Would you reproduce exactly the lines below from the one holding "tile_sstore<NT, KST>(Vs[0], tid, vpre);" through the one holding "constexpr int NPF = (KT", inclusive, and no others?

» **Available data**
---

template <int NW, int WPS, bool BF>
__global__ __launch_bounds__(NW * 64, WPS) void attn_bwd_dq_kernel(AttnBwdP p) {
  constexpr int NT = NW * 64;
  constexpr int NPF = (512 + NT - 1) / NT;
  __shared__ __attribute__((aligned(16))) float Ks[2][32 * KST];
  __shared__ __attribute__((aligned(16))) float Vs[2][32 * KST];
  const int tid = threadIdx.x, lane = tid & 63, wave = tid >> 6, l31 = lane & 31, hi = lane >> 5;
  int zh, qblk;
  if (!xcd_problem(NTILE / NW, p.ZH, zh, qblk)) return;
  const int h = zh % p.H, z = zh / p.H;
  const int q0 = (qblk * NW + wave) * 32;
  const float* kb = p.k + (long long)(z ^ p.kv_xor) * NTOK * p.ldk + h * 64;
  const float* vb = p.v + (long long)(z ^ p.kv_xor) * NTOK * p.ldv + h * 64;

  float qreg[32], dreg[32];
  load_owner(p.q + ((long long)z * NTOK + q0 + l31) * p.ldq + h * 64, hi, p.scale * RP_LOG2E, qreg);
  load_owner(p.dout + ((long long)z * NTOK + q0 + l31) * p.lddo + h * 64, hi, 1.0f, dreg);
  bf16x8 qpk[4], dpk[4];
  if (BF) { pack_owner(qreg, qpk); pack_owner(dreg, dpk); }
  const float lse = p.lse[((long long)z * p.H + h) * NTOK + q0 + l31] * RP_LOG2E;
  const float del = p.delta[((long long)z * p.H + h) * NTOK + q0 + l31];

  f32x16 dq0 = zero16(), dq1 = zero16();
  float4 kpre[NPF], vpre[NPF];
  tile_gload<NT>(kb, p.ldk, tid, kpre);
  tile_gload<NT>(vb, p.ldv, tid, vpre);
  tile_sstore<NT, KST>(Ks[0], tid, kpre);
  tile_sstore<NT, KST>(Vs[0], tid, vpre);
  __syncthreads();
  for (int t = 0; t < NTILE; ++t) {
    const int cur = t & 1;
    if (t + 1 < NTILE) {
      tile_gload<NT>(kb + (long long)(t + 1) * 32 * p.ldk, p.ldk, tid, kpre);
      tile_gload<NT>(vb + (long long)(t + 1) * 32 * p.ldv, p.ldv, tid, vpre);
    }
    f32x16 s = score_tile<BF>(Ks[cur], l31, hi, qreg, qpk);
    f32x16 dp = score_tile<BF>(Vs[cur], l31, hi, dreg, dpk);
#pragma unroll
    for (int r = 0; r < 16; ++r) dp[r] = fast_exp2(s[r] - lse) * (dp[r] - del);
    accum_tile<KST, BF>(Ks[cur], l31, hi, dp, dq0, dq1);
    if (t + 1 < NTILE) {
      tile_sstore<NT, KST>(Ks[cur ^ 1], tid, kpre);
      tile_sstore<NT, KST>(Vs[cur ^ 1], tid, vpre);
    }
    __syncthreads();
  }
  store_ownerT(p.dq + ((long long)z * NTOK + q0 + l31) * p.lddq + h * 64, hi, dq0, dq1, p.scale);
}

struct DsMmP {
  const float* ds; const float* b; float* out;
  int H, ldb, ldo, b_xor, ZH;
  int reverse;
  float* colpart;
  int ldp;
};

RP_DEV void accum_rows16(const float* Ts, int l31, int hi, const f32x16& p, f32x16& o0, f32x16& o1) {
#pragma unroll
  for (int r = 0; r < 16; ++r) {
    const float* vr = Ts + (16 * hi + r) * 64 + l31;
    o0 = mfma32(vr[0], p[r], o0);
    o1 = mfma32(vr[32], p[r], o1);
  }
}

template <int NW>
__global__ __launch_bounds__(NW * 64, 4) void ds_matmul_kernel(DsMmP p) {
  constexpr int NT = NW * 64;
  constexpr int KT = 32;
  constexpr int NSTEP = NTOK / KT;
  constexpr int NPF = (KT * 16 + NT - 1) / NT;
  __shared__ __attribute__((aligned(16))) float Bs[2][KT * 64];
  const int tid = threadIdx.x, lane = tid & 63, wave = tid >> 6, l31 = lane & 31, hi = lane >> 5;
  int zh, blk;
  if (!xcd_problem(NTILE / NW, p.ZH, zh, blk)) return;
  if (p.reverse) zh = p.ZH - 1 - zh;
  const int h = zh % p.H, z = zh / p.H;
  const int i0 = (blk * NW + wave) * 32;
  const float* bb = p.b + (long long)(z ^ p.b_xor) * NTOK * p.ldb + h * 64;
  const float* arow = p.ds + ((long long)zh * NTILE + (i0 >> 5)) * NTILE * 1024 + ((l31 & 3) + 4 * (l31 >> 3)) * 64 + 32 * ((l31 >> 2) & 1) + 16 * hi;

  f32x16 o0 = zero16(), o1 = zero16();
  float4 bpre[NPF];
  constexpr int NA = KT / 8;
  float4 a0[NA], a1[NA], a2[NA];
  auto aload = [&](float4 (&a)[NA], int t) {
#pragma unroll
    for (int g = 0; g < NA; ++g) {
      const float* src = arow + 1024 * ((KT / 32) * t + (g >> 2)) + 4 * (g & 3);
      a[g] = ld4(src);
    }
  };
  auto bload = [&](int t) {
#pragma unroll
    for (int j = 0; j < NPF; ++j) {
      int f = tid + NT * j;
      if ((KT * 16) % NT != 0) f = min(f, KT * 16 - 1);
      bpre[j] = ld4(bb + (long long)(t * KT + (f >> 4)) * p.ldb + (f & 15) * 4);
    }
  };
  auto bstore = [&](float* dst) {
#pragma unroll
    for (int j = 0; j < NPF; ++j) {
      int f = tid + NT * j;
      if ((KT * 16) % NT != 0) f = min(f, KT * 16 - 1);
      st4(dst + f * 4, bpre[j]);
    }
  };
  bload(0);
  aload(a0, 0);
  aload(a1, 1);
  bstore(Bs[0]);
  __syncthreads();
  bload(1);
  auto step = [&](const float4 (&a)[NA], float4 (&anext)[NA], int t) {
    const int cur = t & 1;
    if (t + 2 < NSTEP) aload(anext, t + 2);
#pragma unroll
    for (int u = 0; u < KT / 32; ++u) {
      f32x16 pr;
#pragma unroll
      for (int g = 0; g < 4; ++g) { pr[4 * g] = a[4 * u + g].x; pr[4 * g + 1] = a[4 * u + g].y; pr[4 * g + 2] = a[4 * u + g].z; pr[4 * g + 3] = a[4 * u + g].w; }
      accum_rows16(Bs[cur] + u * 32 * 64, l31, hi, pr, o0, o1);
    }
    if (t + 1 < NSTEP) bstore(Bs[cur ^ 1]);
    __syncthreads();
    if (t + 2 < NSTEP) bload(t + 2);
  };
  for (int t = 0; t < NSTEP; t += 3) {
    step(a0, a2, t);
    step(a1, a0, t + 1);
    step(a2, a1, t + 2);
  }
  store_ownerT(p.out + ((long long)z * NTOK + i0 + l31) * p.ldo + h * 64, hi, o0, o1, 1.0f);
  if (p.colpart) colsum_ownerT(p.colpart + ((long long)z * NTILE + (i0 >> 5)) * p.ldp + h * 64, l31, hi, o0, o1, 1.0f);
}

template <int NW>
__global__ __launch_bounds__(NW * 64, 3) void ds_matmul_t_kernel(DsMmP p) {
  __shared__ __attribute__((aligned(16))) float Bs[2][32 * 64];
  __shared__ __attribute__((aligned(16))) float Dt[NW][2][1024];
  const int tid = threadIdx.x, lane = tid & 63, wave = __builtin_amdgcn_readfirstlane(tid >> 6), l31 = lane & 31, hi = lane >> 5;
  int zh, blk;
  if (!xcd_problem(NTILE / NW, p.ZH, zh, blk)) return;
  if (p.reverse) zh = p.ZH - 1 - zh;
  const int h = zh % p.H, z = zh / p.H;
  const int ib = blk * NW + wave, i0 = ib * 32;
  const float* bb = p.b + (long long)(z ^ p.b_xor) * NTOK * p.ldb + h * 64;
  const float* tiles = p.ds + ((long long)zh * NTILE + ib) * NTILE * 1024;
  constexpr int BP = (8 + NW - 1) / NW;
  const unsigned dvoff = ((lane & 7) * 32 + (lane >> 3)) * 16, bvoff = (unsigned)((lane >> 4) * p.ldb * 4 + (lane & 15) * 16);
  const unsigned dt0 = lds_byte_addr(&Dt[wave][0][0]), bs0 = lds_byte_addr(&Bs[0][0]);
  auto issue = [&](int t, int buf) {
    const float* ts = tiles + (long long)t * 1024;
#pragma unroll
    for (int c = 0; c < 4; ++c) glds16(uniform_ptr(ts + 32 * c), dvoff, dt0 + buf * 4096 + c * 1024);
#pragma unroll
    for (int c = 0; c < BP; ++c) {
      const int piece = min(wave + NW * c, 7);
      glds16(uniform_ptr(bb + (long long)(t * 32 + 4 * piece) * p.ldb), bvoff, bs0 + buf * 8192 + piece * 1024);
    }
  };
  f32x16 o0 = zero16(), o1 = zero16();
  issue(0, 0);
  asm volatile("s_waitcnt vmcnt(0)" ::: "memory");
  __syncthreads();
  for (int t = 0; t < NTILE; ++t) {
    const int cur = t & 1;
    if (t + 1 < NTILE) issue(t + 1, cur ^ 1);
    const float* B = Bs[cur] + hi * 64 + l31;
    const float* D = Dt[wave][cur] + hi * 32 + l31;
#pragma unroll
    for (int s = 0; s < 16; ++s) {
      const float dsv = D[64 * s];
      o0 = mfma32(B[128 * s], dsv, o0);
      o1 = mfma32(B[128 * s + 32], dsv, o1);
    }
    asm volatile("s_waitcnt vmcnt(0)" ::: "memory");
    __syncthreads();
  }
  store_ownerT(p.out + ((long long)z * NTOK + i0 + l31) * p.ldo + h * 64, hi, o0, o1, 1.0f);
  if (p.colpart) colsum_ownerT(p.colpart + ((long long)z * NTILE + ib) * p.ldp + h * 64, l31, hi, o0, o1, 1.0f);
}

---

» **Exercise response**
  tile_sstore<NT, KST>(Vs[0], tid, vpre);
  __syncthreads();
  for (int t = 0; t < NTILE; ++t) {
    const int cur = t & 1;
    if (t + 1 < NTILE) {
      tile_gload<NT>(kb + (long long)(t + 1) * 32 * p.ldk, p.ldk, tid, kpre);
      tile_gload<NT>(vb + (long long)(t + 1) * 32 * p.ldv, p.ldv, tid, vpre);
    }
    f32x16 s = score_tile<BF>(Ks[cur], l31, hi, qreg, qpk);
    f32x16 dp = score_tile<BF>(Vs[cur], l31, hi, dreg, dpk);
#pragma unroll
    for (int r = 0; r < 16; ++r) dp[r] = fast_exp2(s[r] - lse) * (dp[r] - del);
    accum_tile<KST, BF>(Ks[cur], l31, hi, dp, dq0, dq1);
    if (t + 1 < NTILE) {
      tile_sstore<NT, KST>(Ks[cur ^ 1], tid, kpre);
      tile_sstore<NT, KST>(Vs[cur ^ 1], tid, vpre);
    }
    __syncthreads();
  }
  store_ownerT(p.dq + ((long long)z * NTOK + q0 + l31) * p.lddq + h * 64, hi, dq0, dq1, p.scale);
}

struct DsMmP {
  const float* ds; const float* b; float* out;
  int H, ldb, ldo, b_xor, ZH;
  int reverse;
  float* colpart;
  int ldp;
};

RP_DEV void accum_rows16(const float* Ts, int l31, int hi, const f32x16& p, f32x16& o0, f32x16& o1) {
#pragma unroll
  for (int r = 0; r < 16; ++r) {
    const float* vr = Ts + (16 * hi + r) * 64 + l31;
    o0 = mfma32(vr[0], p[r], o0);
    o1 = mfma32(vr[32], p[r], o1);
  }
}

template <int NW>
__global__ __launch_bounds__(NW * 64, 4) void ds_matmul_kernel(DsMmP p) {
  constexpr int NT = NW * 64;
  constexpr int KT = 32;
  constexpr int NSTEP = NTOK / KT;
  constexpr int NPF = (KT * 16 + NT - 1) / NT;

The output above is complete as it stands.